Marc Amorós García, an analyst and expert in investigating the fake news phenomenon, was recently invited by the Circle of Sports Journalists of Uruguay to analyze this problem that is having a negative impact on today’s society.
This does not mean that fake news or manipulated and altered information has not existed before, and throughout history – it is not a new phenomenon. However, the explosion of social networks has had consequences, affecting the way misinformation infiltrates one’s life, altering communications, and submerging good information.
“Fake news has real consequences” was the phrase with which the Spanish journalist and writer began his presentation, noting that, “fake news is the ideal breeding ground to divide us as a society, to polarize us,” he warned. Only in March of this year, some 40 million fake news circulated on networks. How much of this information was disseminated as true? Attendees listened to the international zoom, moderated by the Uruguayan journalist Ernesto Ortíz Gómez.
Amorós García stressed that the World Health Organization has been warning for a long time about a new epidemic related to false information, which it has named “infodemic”. “The infodemic,” he clarified, “is the epidemic of false information that generates alarm, fear, uncertainty, even death and spreads with such speed that it undermines trust in the media and science itself.”
The social influences of reading, believing, and spreading false news (especially in this time when the world is facing a serious health emergency problem as a result of Covid-19) generates even more confusion and true chaos in the information since “the false shine in the same showcase where the truth shines”, said Marc.
He explained that the rise of fake news became a social media issue of global importance that also generated a scenario of uncertainty for all information. “We live in a situation in which everyone fears for the unknown and we need someone to explain to us what is happening,” said Marc, “we are facing a situation in which the activation of two emotional levers is triggered: fear and insecurity.” All this, he added, “because the truth of the facts is simply denied”.

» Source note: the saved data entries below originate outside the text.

template <int MODE, int LPR_LOG2, int VPL>
static int launch_balanced_t(const gss_csr *a, int d4_slice, int nslices, bool pin, const float *x, const SpmmEpi &ep_in, hipStream_t st) {
  const int4 *segs = nullptr;
  int nblk = 0;
  if (int rc = csr_segments(a, 6 - LPR_LOG2, &segs, &nblk)) return rc;
  if (nblk == 0 && !(MODE == SPMM_FWD1 && ep_in.prep.idx)) return GSS_OK;
  CsrView v{a->rowptr, a->col, a->val, a->n_rows};
  const size_t lds = (size_t)kBalWaves * d4_slice * sizeof(float4);
  SpmmEpi ep = ep_in;
  const bool prep = MODE == SPMM_FWD1 && ep.prep.idx != nullptr;
  ep.prep_block = 0;
  const int extra = prep ? 1 : 0;
  int3 hot = make_int3(a->hot_own, a->hot_halo0, a->hot_halo1);
  if (K().spmm_hot >= 0) hot = K().spmm_hot > 0 ? make_int3(K().spmm_hot, 0, 0) : make_int3(-1, 0, 0);
  if ((double)a->n_cols * d4_slice * nslices * 16.0 < 256.0 * 1024 * 1024 && K().spmm_hot < 0) hot = make_int3(-1, 0, 0);
  const bool narrow = (double)a->n_cols * d4_slice * nslices * 16.0 < 4.0e9 && a->n_cols < (1 << 24) && hot.x < 0;
  if constexpr (MODE == SPMM_PLAIN || MODE == SPMM_FWD1 || MODE == SPMM_BWD1S) {
// ... 11 lines not shown
      hipLaunchKernelGGL(live_blocks_kernel, dim3(ceil_div(nblk, 4)), dim3(256), 0, st, segs, nblk, kBalWaves * (64 >> LPR_LOG2), f, live);
      GSS_LAUNCH_CHECK("live_blocks_kernel");
      int gx = std::min(nblk, kListWorkgroups);
      if (pin) gx = std::max(nslices, gx / nslices * nslices);
      const dim3 grid = pin ? dim3(gx) : dim3(gx, nslices);
      if (narrow)
        hipLaunchKernelGGL((spmm_balanced_list_kernel<MODE, LPR_LOG2, VPL, true>), grid, dim3(kBalThreads), lds, st, v, segs, d4_slice, x, ep,
                           d4_slice * nslices * 4, pin ? nslices : 0, make_int3(-1, 0, 0), (const int32_t *)live);
      else
        hipLaunchKernelGGL((spmm_balanced_list_kernel<MODE, LPR_LOG2, VPL, false>), grid, dim3(kBalThreads), lds, st, v, segs, d4_slice, x, ep,
                           d4_slice * nslices * 4, pin ? nslices : 0, hot, (const int32_t *)live);
      GSS_LAUNCH_CHECK("spmm_balanced_list_kernel");
      return GSS_OK;
    }
  }
  if (narrow)
    hipLaunchKernelGGL((spmm_balanced_kernel<MODE, LPR_LOG2, VPL, true>), pin ? dim3(nblk * nslices + extra) : dim3(nblk + extra, nslices), dim3(kBalThreads),
                       lds, st, v, segs, d4_slice, x, ep, d4_slice * nslices * 4, pin ? nslices : 0, make_int3(-1, 0, 0));
  else
    hipLaunchKernelGGL((spmm_balanced_kernel<MODE, LPR_LOG2, VPL, false>), pin ? dim3(nblk * nslices + extra) : dim3(nblk + extra, nslices), dim3(kBalThreads),
                       lds, st, v, segs, d4_slice, x, ep, d4_slice * nslices * 4, pin ? nslices : 0, hot);
  GSS_LAUNCH_CHECK("spmm_balanced_kernel");
  return GSS_OK;
}

template <int MODE>
static int launch_balanced(const gss_csr *a, int d4, const float *x, const SpmmEpi &ep, hipStream_t st) {
  int ns = K().spmm_slices;
  bool pin = K().spmm_pin != 0;
  if (ns == 0) {
    const double table = 16.0 * d4 * (double)a->n_cols;
    ns = 1;
    pin = false;
    if (d4 >= 32 && d4 % 16 == 0 && table > 8.0 * 1024 * 1024) {
      ns = d4 / 16 > 8 ? 8 : d4 / 16;
      while (d4 % ns != 0) --ns;
      pin = table <= 64.0 * 1024 * 1024;
    }
  }
  if (ns < 1 || d4 % ns != 0 || (d4 / ns) < 4 || MODE == SPMM_BWD1S) ns = 1;
  pin = pin && ns > 1;
  const int ds = d4 / ns;
  if (ds <= 4) return launch_balanced_t<MODE, 2, 1>(a, ds, ns, pin, x, ep, st);
  if (ds <= 8) return launch_balanced_t<MODE, 3, 1>(a, ds, ns, pin, x, ep, st);
  if (ds <= 16) return launch_balanced_t<MODE, 4, 1>(a, ds, ns, pin, x, ep, st);
  if (ds <= 32) return launch_balanced_t<MODE, 5, 1>(a, ds, ns, pin, x, ep, st);
  if (ds <= 64) return launch_balanced_t<MODE, 6, 1>(a, ds, ns, pin, x, ep, st);
  if (ds <= 128) return launch_balanced_t<MODE, 6, 2>(a, ds, ns, pin, x, ep, st);
  return launch_balanced_t<MODE, 6, 4>(a, ds, ns, pin, x, ep, st);
}

}
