template <int GL, class T>
__device__ __forceinline__ T group_sum(T v) {
    if constexpr (GL > 32) v = pair_sum<32>(v);
    if constexpr (GL > 16) v = pair_sum<16>(v);
    v = pair_sum<8>(v); v = pair_sum<4>(v); v = pair_sum<2>(v); v = pair_sum<1>(v);
    return v;
}
template <int GL, class T>
__device__ __forceinline__ T group_max(T v) {
    if constexpr (GL > 32) v = fmax(v, partner<32>(v));
    if constexpr (GL > 16) v = fmax(v, partner<16>(v));
    v = fmax(v, partner<8>(v)); v = fmax(v, partner<4>(v)); v = fmax(v, partner<2>(v)); v = fmax(v, partner<1>(v));
    return v;
}
template <int GL, class T>
__device__ __forceinline__ T group_min(T v) {
    if constexpr (GL > 32) v = fmin(v, partner<32>(v));
    if constexpr (GL > 16) v = fmin(v, partner<16>(v));
    v = fmin(v, partner<8>(v)); v = fmin(v, partner<4>(v)); v = fmin(v, partner<2>(v)); v = fmin(v, partner<1>(v));
    return v;
}
template <int C>
__device__ __forceinline__ double dpp_f64(double v) {
    const int2 x = as_i2(v);
    return as_f64(__builtin_amdgcn_mov_dpp(x.x, C, 0xf, 0xf, false),
                  __builtin_amdgcn_mov_dpp(x.y, C, 0xf, 0xf, false));
}
__device__ __forceinline__ double row_bcast(double v, int j) {
    switch (j & 15) {
        case 0: return dpp_f64<0x150>(v);
        case 1: return dpp_f64<0x151>(v);
        case 2: return dpp_f64<0x152>(v);
        case 3: return dpp_f64<0x153>(v);
        case 4: return dpp_f64<0x154>(v);
        case 5: return dpp_f64<0x155>(v);
        case 6: return dpp_f64<0x156>(v);
        case 7: return dpp_f64<0x157>(v);
        case 8: return dpp_f64<0x158>(v);
        case 9: return dpp_f64<0x159>(v);
        case 10: return dpp_f64<0x15a>(v);
        case 11: return dpp_f64<0x15b>(v);
        case 12: return dpp_f64<0x15c>(v);
        case 13: return dpp_f64<0x15d>(v);
        case 14: return dpp_f64<0x15e>(v);
        default: return dpp_f64<0x15f>(v);
    }
}
template <int C>
__device__ __forceinline__ float dpp_f32(float v) {
    return as_f(__builtin_amdgcn_mov_dpp(as_i(v), C, 0xf, 0xf, false));
}
__device__ __forceinline__ float row_bcast(float v, int j) {
    switch (j & 15) {
        case 0: return dpp_f32<0x150>(v);
        case 1: return dpp_f32<0x151>(v);
        case 2: return dpp_f32<0x152>(v);
        case 3: return dpp_f32<0x153>(v);
        case 4: return dpp_f32<0x154>(v);
        case 5: return dpp_f32<0x155>(v);
        case 6: return dpp_f32<0x156>(v);
        case 7: return dpp_f32<0x157>(v);
        case 8: return dpp_f32<0x158>(v);
        case 9: return dpp_f32<0x159>(v);
        case 10: return dpp_f32<0x15a>(v);
        case 11: return dpp_f32<0x15b>(v);
        case 12: return dpp_f32<0x15c>(v);
        case 13: return dpp_f32<0x15d>(v);
        case 14: return dpp_f32<0x15e>(v);
        default: return dpp_f32<0x15f>(v);
    }
}
template <int GL, class T>
__device__ __forceinline__ T gbcast(T v, int src) {
    if constexpr (GL == 64) {
        return bcast(v, src);
    } else if constexpr (GL == 16) {
        return row_bcast(v, src);
    } else {
        static_assert(GL == 32, "lane group of 16, 32 or 64");
        T a = row_bcast(v, src), b = a;
        swap16(a, b);
        return (src & 16) ? b : a;
    }
}

#ifndef KMPC_OPAQUE_LANE
#define KMPC_OPAQUE_LANE 1
#endif
#ifndef KMPC_RS_BANK
#define KMPC_RS_BANK 1
#endif
template <int M, int D, class T>
__device__ __forceinline__ void rs_level(T (&v)[M], int& n, int& slot) {
    if (n > 1) {
        const int h = n >> 1;
        const bool up = (threadIdx.x & D) != 0;
#pragma unroll
        for (int j = 0; j < (M > 1 ? M / 2 : 1); ++j) {
            if (j < h) {
                if constexpr (D == 32 || D == 16) {
                    T a = v[j], b = v[j + h];
                    if constexpr (D == 32) swap32(a, b); else swap16(a, b);
                    v[j] = a + b;
                } else if constexpr (KMPC_RS_BANK && (D == 8 || D == 4) && sizeof(T) == 4) {
                    constexpr int ctrl = D == 8 ? 0x140 : 0x141;
                    constexpr int lowm = D == 8 ? 0x3 : 0x5, upm = D == 8 ? 0xc : 0xa;
                    const int lo = as_i(v[j]), hi = as_i(v[j + h]);
                    const T t = as_f(__builtin_amdgcn_update_dpp(hi, lo, ctrl, 0xf, lowm, false));
                    const T u = as_f(__builtin_amdgcn_update_dpp(lo, hi, ctrl, 0xf, upm, false));
                    v[j] = t + u;
                } else if constexpr (KMPC_RS_BANK && (D == 8 || D == 4)) {
                    constexpr int ctrl = D == 8 ? 0x140 : 0x141;
                    constexpr int lowm = D == 8 ? 0x3 : 0x5, upm = D == 8 ? 0xc : 0xa;
                    const int2 lo = as_i2(v[j]), hi = as_i2(v[j + h]);
                    const double t = as_f64(__builtin_amdgcn_update_dpp(hi.x, lo.x, ctrl, 0xf, lowm, false),
                                            __builtin_amdgcn_update_dpp(hi.y, lo.y, ctrl, 0xf, lowm, false));
                    const double u = as_f64(__builtin_amdgcn_update_dpp(lo.x, hi.x, ctrl, 0xf, upm, false),
                                            __builtin_amdgcn_update_dpp(lo.y, hi.y, ctrl, 0xf, upm, false));
                    v[j] = t + u;
                } else {
                    const T lo = v[j], hi = v[j + h];
                    const T send = up ? lo : hi;
                    const T keep = up ? hi : lo;
                    v[j] = keep + dpp_partner<D>(send);
                }
            }
        }
        slot += up ? h : 0;
        n = h;
    } else {
        v[0] = pair_sum<D>(v[0]);
    }
}

template <int M, int GL = 64, class T>
__device__ __forceinline__ int wave_reduce_scatter(T (&v)[M]) {
    static_assert(M <= GL, "one slot per lane at most");
    int slot = 0, n = M;
    if constexpr (GL > 32) rs_level<M, 32>(v, n, slot);
    if constexpr (GL > 16) rs_level<M, 16>(v, n, slot);
    rs_level<M, 8>(v, n, slot);
    rs_level<M, 4>(v, n, slot);
    rs_level<M, 2>(v, n, slot);
    rs_level<M, 1>(v, n, slot);
    return slot;
}

template <class Real, int HM, int CS, bool LDS, int GL = 64>
struct Cold;
template <class Real, int HM, int CS, int GL>
struct Cold<Real, HM, CS, false, GL> {
    Real v[HM];
    __device__ __forceinline__ void bind(int) {}
    __device__ __forceinline__ Real operator[](int t) const { return v[t]; }
    __device__ __forceinline__ void set(int t, Real x) { v[t] = x; }
};
extern __shared__ double kmpc_cold[];
template <class Real, int HM, int CS, int GL>
struct Cold<Real, HM, CS, true, GL> {
    static constexpr int GS = GL < 64 ? CS / (64 / GL) : CS;
    int k;
    __device__ __forceinline__ void bind(int kk) { k = kk; }
    __device__ __forceinline__ static int lane() {
        const int tid = (int)threadIdx.x;
        if constexpr (GL < 64) {
            const int g = tid / GL, i = tid % GL;
            return g * GS + (i < GS ? i : GS - 1);
        } else {
            return tid < CS ? tid : CS - 1;
        }
// ... 640 lines not shown
            } else {
                r0[t] = r1[t] = Real(0.0);
            }
            rn = fmax(rn, fmax(fabs(r0[t]), fabs(r1[t])));
            if (gvt<TH::GLN>() == 0 && t < H) rn = fmax(rn, fabs(sh.b6[t] - sdw[t]));
            nl2 = (t < H) ? dl2 : Real(0.0);
            nl3 = (t < H) ? dl3 : Real(0.0);
        }
        if (!T.act) rn = Real(0.0);
        rn = R.max1(rn);
        KMPC_PH(np, 14);
        if (rn <= Real(REFINE_RTOL) * bn) break;
        if (gvt<TH::GLN>() < HM) {
            const int t = gvt<TH::GLN>();
            sh.lb5[t] = Real(0.0);
            sh.lb6[t] = (t < H) ? sh.b6[t] - sdw[t] : Real(0.0);
        }
        __syncthreads();
    }
#ifdef KMPC_STATS
    if (threadIdx.x == 0 && (KMPC_STATS_REAL == 0 || sizeof(Real) == KMPC_STATS_REAL)) {
        atomicAdd(&g_stats[0], (unsigned long long)r);
        atomicAdd(&g_stats[1], 1ull);
    }
#endif
    if (gvt<TH::GLN>() < HM) {
        const int t = gvt<TH::GLN>();
        const Real st = T.hs ? pxa * sh.isp1[t] : Real(0.0);
        const bool on = T.ht && t < H;
        sh.dz4[t] = on ? -st + sh.rg4[t] : Real(0.0);
        sh.dl4[t] = on ? (sh.b5[t] + sh.l4[t] * st) * sh.iz4[t] : Real(0.0);
    }
    KMPC_PH(np, 15);
}

template <int HM, int NWM, class TH, class Real = typename TH::real_t>
__device__ __forceinline__ Real max_step(const TH& T, Shared<HM, NWM, typename TH::real_t>& sh, Reducer<HM, NWM, TH::GLN, typename TH::real_t>& R,
                                           Real& c1, Real& c2) {
    const int H = T.H;
    Real a = huge_of<Real>(), mdw[HM];
    c1 = c2 = Real(0.0);
    Real DL1[HM], DL2[HM], DL3[HM];
    T.dual_dirs_all(DL1, DL2, DL3);
    Real qx = Real(0.0);
#pragma unroll
    for (int t = 0; t < HM; ++t) {
        mdw[t] = Real(0.0);
        if (t < H) {
            const Real dl1 = DL1[t], dl2 = DL2[t], dl3 = DL3[t];
            const Real d = T.w[t] - T.wprev(t);
            const Real dd = T.dw[t] - (t ? T.dw[t - 1] : Real(0.0));
            if (T.hw) {
                qx = fmax(qx, -T.dw[t] * T.iw[t]);
                a = to_bound(T.l1[t], dl1, a);
                c1 += T.w[t] * dl1 + T.l1[t] * T.dw[t];
                c2 += T.dw[t] * dl1;
            }
            if (T.hs) {
                const Real x2 = T.s[t] - d, dx2 = T.ds[t] - dd, x3 = T.s[t] + d, dx3 = T.ds[t] + dd;
                qx = fmax(qx, fmax(-dx2 * T.iz2[t], -dx3 * T.iz3[t]));
                a = to_bound(T.l2[t], dl2, a);
                a = to_bound(T.l3[t], dl3, a);
                c1 += x2 * dl2 + T.l2[t] * dx2 + x3 * dl3 + T.l3[t] * dx3;
                c2 += dx2 * dl2 + dx3 * dl3;
            }
            mdw[t] = T.m[t] * T.dw[t];
        }
    }
    if (qx > Real(0.0)) a = fmin(a, rcp_nr(qx));
    if (T.ht && (int)gvt<TH::GLN>() < H) {
        const int t = gvt<TH::GLN>();
        a = to_bound(sh.z4[t], sh.dz4[t], a);
        a = to_bound(sh.l4[t], sh.dl4[t], a);
        c1 += sh.z4[t] * sh.dl4[t] + sh.l4[t] * sh.dz4[t];
        c2 += sh.dz4[t] * sh.dl4[t];
    }
    a = R.periods_min_sums(mdw, a, c1, c2);
    Real qr = Real(0.0);
#pragma unroll
    for (int t = 0; t < HM; ++t)
        if (t < H) qr = fmax(qr, -mdw[t] * sh.iden[t]);
    if (qr > Real(0.0)) a = fmin(a, rcp_nr(qr));
    return a;
}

Marc Amorós went further and warned journalists that the “fake news” pandemic plunges citizens into a war of stories, as a weapon of disinformation. “The common good,” he said, “has been overtaken by the individual good with inevitable and dangerous social polarization.” We witness the confrontations against those who “do not think like one” and the “risky tendency to criminalize people of different opinion”.
He added that another of the great evils of fake news is the devaluation of scientific information, overriding popular beliefs. “How many people have preferred to believe in testimonies of magic remedies to prevent and cure the coronavirus. The use of chlorine dioxide was the clearest example, where scientific information lost ground to popular belief,” he exemplified.
This exhibition led the participants to question themselves in a personal way: what are we doing as journalists to contain false information, be aware that a false news story goes viral in a matter of seconds 70 times more than a real news story?
It also highlighted the need to promote and attend news checking workshops and seminars and begin to access these tools that the profession gives to identify the real news from the fake.
The President of the Uruguayan Sports Journalists Circle, on behalf of the participating journalists, mostly from Latin America, thanked the Spanish journalist, teacher, and writer for his intervention and insisted on the commitment to continue doing truthful and reliable journalism.